» YOUR OBJECTIVE
The records below should be written out again, exactly.

» DATASET RECORDS
=-=-=-=-=
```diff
@@ -33,6 +36,7 @@
     ("geom_rbound", "f4", (MAXGEOM,)), ("geom_invw", "f4", (MAXGEOM, 2)),
     ("geom_aabb", "f4", (MAXGEOM, 6)),
     ("pair_g1", "u1", (MAXPAIR,)), ("pair_g2", "u1", (MAXPAIR,)), ("pair_param", "u1", (MAXPAIR,)),
+    ("pair_cslot", "u1", (MAXPAIR,)),
     ("param", "f4", (MAXPARAM, NPARAM)),
     ("frame_link", "i4", (MAXFRAME,)), ("frame_shift", "i4", (MAXFRAME,)), ("frame_pos", "f4", (MAXFRAME, 3)),
     ("frame_quat", "f4", (MAXFRAME, 4)),
@@ -50,7 +54,8 @@
     lines = ["/* GENERATED by metaworld_b200/lower.py:emit_header -- do not edit. */", "#pragma once",
              f"#define MW_MAXLINK {MAXLINK}", f"#define MW_MAXDOF {MAXDOF}", f"#define MW_MAXNQ {MAXNQ}",
              f"#define MW_MAXGEOM {MAXGEOM}", f"#define MW_MAXPAIR {MAXPAIR}", f"#define MW_MAXPARAM {MAXPARAM}",
-             f"#define MW_MAXFRAME {MAXFRAME}", f"#define MW_NPARAM {NPARAM}", "struct MwModel {"]
+             f"#define MW_MAXFRAME {MAXFRAME}", f"#define MW_NPARAM {NPARAM}", f"#define MW_NCONV {MAXCONV}",
+             "struct MwModel {"]
     for n, t, s in FIELDS:
         dims = "".join(f"[{d}]" for d in s)
         lines.append(f"  {ctype[t]} {n}{dims};")
@@ -282,13 +287,19 @@
     r["nmeshvert"] = len(out.meshvert)
 
     params = []
+    nconv = 0
     for k, (g1, g2) in enumerate(pairs):
         prm = mix_params(a, g1, g2)
         key = tuple(np.round(prm, 12))
         if key not in params:
             params.append(key)
         r["pair_g1"][k], r["pair_g2"][k], r["pair_param"][k] = cid[g1], cid[g2], params.index(key)
+        r["pair_cslot"][k] = NO_CSLOT
+        if general_convex(a["geom_type"][g1], a["geom_type"][g2]):
+            r["pair_cslot"][k] = nconv
+            nconv += 1
     assert len(params) <= MAXPARAM, len(params)
+    assert nconv <= MAXCONV, nconv
     for i, p in enumerate(params):
         r["param"][i] = p
     r["npair"] = len(pairs)
@@ -319,6 +330,11 @@
     return out
 
 
+def general_convex(t1, t2) -> bool:
+    analytic3 = (GEOM_SPHERE, GEOM_CAPSULE, GEOM_BOX)
+    return t1 != GEOM_PLANE and not (t1 in analytic3 and t2 in analytic3)
+
+
 def mix_params(a, g1, g2):
     assert a["geom_priority"][g1] == a["geom_priority"][g2]
     margin = max(a["geom_margin"][g1], a["geom_margin"][g2])
```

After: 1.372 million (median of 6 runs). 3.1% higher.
=-=-=-=-=
» RESULT FOR THIS TASK
```diff
@@ -33,6 +36,7 @@
     ("geom_rbound", "f4", (MAXGEOM,)), ("geom_invw", "f4", (MAXGEOM, 2)),
     ("geom_aabb", "f4", (MAXGEOM, 6)),
     ("pair_g1", "u1", (MAXPAIR,)), ("pair_g2", "u1", (MAXPAIR,)), ("pair_param", "u1", (MAXPAIR,)),
+    ("pair_cslot", "u1", (MAXPAIR,)),
     ("param", "f4", (MAXPARAM, NPARAM)),
     ("frame_link", "i4", (MAXFRAME,)), ("frame_shift", "i4", (MAXFRAME,)), ("frame_pos", "f4", (MAXFRAME, 3)),
     ("frame_quat", "f4", (MAXFRAME, 4)),
@@ -50,7 +54,8 @@
     lines = ["/* GENERATED by metaworld_b200/lower.py:emit_header -- do not edit. */", "#pragma once",
              f"#define MW_MAXLINK {MAXLINK}", f"#define MW_MAXDOF {MAXDOF}", f"#define MW_MAXNQ {MAXNQ}",
              f"#define MW_MAXGEOM {MAXGEOM}", f"#define MW_MAXPAIR {MAXPAIR}", f"#define MW_MAXPARAM {MAXPARAM}",
-             f"#define MW_MAXFRAME {MAXFRAME}", f"#define MW_NPARAM {NPARAM}", "struct MwModel {"]
+             f"#define MW_MAXFRAME {MAXFRAME}", f"#define MW_NPARAM {NPARAM}", f"#define MW_NCONV {MAXCONV}",
+             "struct MwModel {"]
     for n, t, s in FIELDS:
         dims = "".join(f"[{d}]" for d in s)
         lines.append(f"  {ctype[t]} {n}{dims};")
@@ -282,13 +287,19 @@
     r["nmeshvert"] = len(out.meshvert)
 
     params = []
+    nconv = 0
     for k, (g1, g2) in enumerate(pairs):
         prm = mix_params(a, g1, g2)
         key = tuple(np.round(prm, 12))
         if key not in params:
             params.append(key)
         r["pair_g1"][k], r["pair_g2"][k], r["pair_param"][k] = cid[g1], cid[g2], params.index(key)
+        r["pair_cslot"][k] = NO_CSLOT
+        if general_convex(a["geom_type"][g1], a["geom_type"][g2]):
+            r["pair_cslot"][k] = nconv
+            nconv += 1
     assert len(params) <= MAXPARAM, len(params)
+    assert nconv <= MAXCONV, nconv
     for i, p in enumerate(params):
         r["param"][i] = p
     r["npair"] = len(pairs)
@@ -319,6 +330,11 @@
     return out
 
 
+def general_convex(t1, t2) -> bool:
+    analytic3 = (GEOM_SPHERE, GEOM_CAPSULE, GEOM_BOX)
+    return t1 != GEOM_PLANE and not (t1 in analytic3 and t2 in analytic3)
+
+
 def mix_params(a, g1, g2):
     assert a["geom_priority"][g1] == a["geom_priority"][g2]
     margin = max(a["geom_margin"][g1], a["geom_margin"][g2])
```

After: 1.372 million (median of 6 runs). 3.1% higher.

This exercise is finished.